Jesus, Mary, Adam, and Eve are all characters in Sarah Michelson/Richard Maxwell’s cult of Devotion, opening February 17 in the McGuire Theater. Richard Maxwell wrote the text for this “narrative ballet” and then Sarah Michelson took over. Canonical figures of modern dance peek through: Twyla Tharp (with Philip Glass’ music from her In the Upper Room joining the original score), Merce Cunningham; “and what gloriously severe dancing it is,” said the New York Times. The ambitious athleticism of the dancing has kept more than one reviewer in suspense; there is much at stake in this choreography, like the most difficult of figure skating jumps. Devotion‘s text, narrated in New York by Sarah Michelson, like William Blake evokes both the tone of a scripture and a pointed vulnerability.
Let’s pause here to mention that the two-week run of Devotion at the Kitchen last month was severely sold-out, with lines around the block steadily growing as buzz spread. Visual artists, curators, composers, gallery owners, critics, and downtown theater innovators were all there, mixing together as rarely happens in NYC, to witness this coming together of two of the most iconoclastic purveyors of contemporary dance and theater right now.

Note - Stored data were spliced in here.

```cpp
ScanPlan make_plan(long nq, long n, int d, int k, int dtype) {
    const int rb = d * elem_bytes(dtype);
    if (rb == 256 && dtype != DT_F32 && k <= KP && append_form_fits()) {
        const ScanPlan a = make_plan_for(nq, n, d, k, dtype, true);
        if (a.append) return a;
    }
    return make_plan_for(nq, n, d, k, dtype, false);
}
static ScanPlan make_plan_for(long nq, long n, int d, int k, int dtype, bool want_append) {
    ScanPlan p;
    const int rb = d * elem_bytes(dtype);
    const int wgq = rb == 1024 ? 128 : WG_QUERIES;
    p.G = (int)((nq + wgq - 1) / wgq);
    int tr = rb <= 512 ? 128 : 64;
    int S = pick_splits(n, p.G, tr);
    if (rb == 512 && (n + (long)S * 128 - 1) / ((long)S * 128) < 48) { tr = 64; S = pick_splits(n, p.G, tr); }
    if (rb == 256 && dtype != DT_F32 && n / ((long)S * 256) >= TR256_MIN_TILES) tr = 256;
    if (want_append) {
        tr = 128;
        S = pick_splits(n, p.G, tr);
        if ((long)S * p.G > 256 || (long)2 * S * tr * 7 > n) want_append = false;
        else S *= 2;
        if (!want_append) { ScanPlan none; none.append = 0; return none; }
    }
    p.tile_rows = tr;
    p.S = S;
    p.L = 2 * S;
    p.K2 = k + 2 <= KP ? (k + 2 < 8 ? 8 : k + 2) : k <= KP ? KP : k + 12;
    if ((long)p.L * KP < p.K2) p.K2 = p.L * KP;
    p.total_tiles = (int)((n + tr - 1) / tr);
    p.tiles_per_split = (p.total_tiles + S - 1) / S;
    p.cap = p.L * KP;
    const int active_splits = (p.total_tiles + p.tiles_per_split - 1) / p.tiles_per_split;
    p.J = p.K2 <= 128 ? 16 : 64;
    p.cert = 1;
    while (p.J * p.cert < p.K2 && p.cert < KP) p.cert *= 2;
    p.Ju = p.J;
    p.tau_skip = (p.cert == 1 && p.J == 16) ? 16 - p.K2 : 0;
    bool classes_ok = 2 * active_splits >= p.Ju;
    if (p.cert == 1 && p.J == 16 && active_splits < 16) {
        const int zero0 = active_splits < 8 ? 8 - active_splits : 0, zero1 = active_splits < 8 ? 8 : 16 - active_splits;
        classes_ok = zero0 <= (p.tau_skip >> 1) + (p.tau_skip & 1) && zero1 <= (p.tau_skip >> 1);
    }
    if (p.J * p.cert < p.K2 || !classes_ok) { p.J = 0; p.Ju = 0; p.tau_skip = 0; }
    p.boot = (p.J > 0 && p.cert == 1) ? 1 : 0;
    p.append = (want_append && p.boot) ? 1 : 0;
    if (want_append && !p.append) return p;
    if (p.append) p.cap = 2048;
    p.total_bytes = align256((size_t)nq * p.cap * 8);
    return p;
}

ScanPlan make_thr_plan(long nsel, long n, int d, int scan_dtype, int cap) {
    ScanPlan p = {};
    const int rb = d * elem_bytes(scan_dtype);
    const int wgq = rb == 1024 ? 128 : WG_QUERIES;
    p.G = (int)((nsel + wgq - 1) / wgq);
    p.tile_rows = rb <= 512 ? 128 : 64;
    p.S = pick_splits(n, p.G, p.tile_rows);
    p.L = 2 * p.S;
    p.total_tiles = (int)((n + p.tile_rows - 1) / p.tile_rows);
    p.tiles_per_split = (p.total_tiles + p.S - 1) / p.S;
    p.cap = cap;
    p.total_bytes = align256((size_t)nsel * cap * 8);
    return p;
}

int launch_scan(int dtype, int d, int tile_rows, const ScanArgs& a, hipStream_t st) {
    const int rb = d * elem_bytes(dtype);
    if (a.bias != nullptr) return launch_scan_l2(dtype, d, tile_rows, a, st);
    int rc = 1;
    with_dtype<true>(dtype, [&](auto dt) {
        constexpr int DT = decltype(dt)::value;
        rc = launch_shape<DT, 0>(rb, tile_rows, a, st);
    });
    if (rc != 1) return rc;
    set_error("scan: unsupported row size %d bytes", rb);
    return SSS_EINVAL;
}

}
```

### sessionsimilaritysearch_amd/csrc/scan_kernel.h

```cpp
#pragma once
#include "scan.h"
#include "scan_dev.h"

#ifndef SSS_STAGGER
#define SSS_STAGGER 1
#endif
#ifndef SSS_F32_SCHED
#define SSS_F32_SCHED 7
#endif

namespace sss {

extern __device__ unsigned g_boot_expired;
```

Let’s pause here also to state that while each Walker dance performance this season is unique in its own way, Sarah Michelson’s Devotion is the piece to see if you are most interested in what’s happening (and what’s happened) in the New York downtown dance scene. In other words, it’s more than fair to call this cutting-edge work (see again the art21 blog where artist Marissa Perel said that Michelson “pretty much defined what is cool. Period” ?) not only for dance, but in theater; par exemple, Jim Fletcher, Devotion‘s Adam, is also the star of (Walker-commissioned in 2006) Gatz, which finally made it to NYC last year and which the New York Times said was “The most remarkable achievement in theater not only of this year but also of this decade (which, gee, means this century too).”
Devotion will surely be one of the most remarkable achievements in dance this year. Sarah Michelson! We missed you so.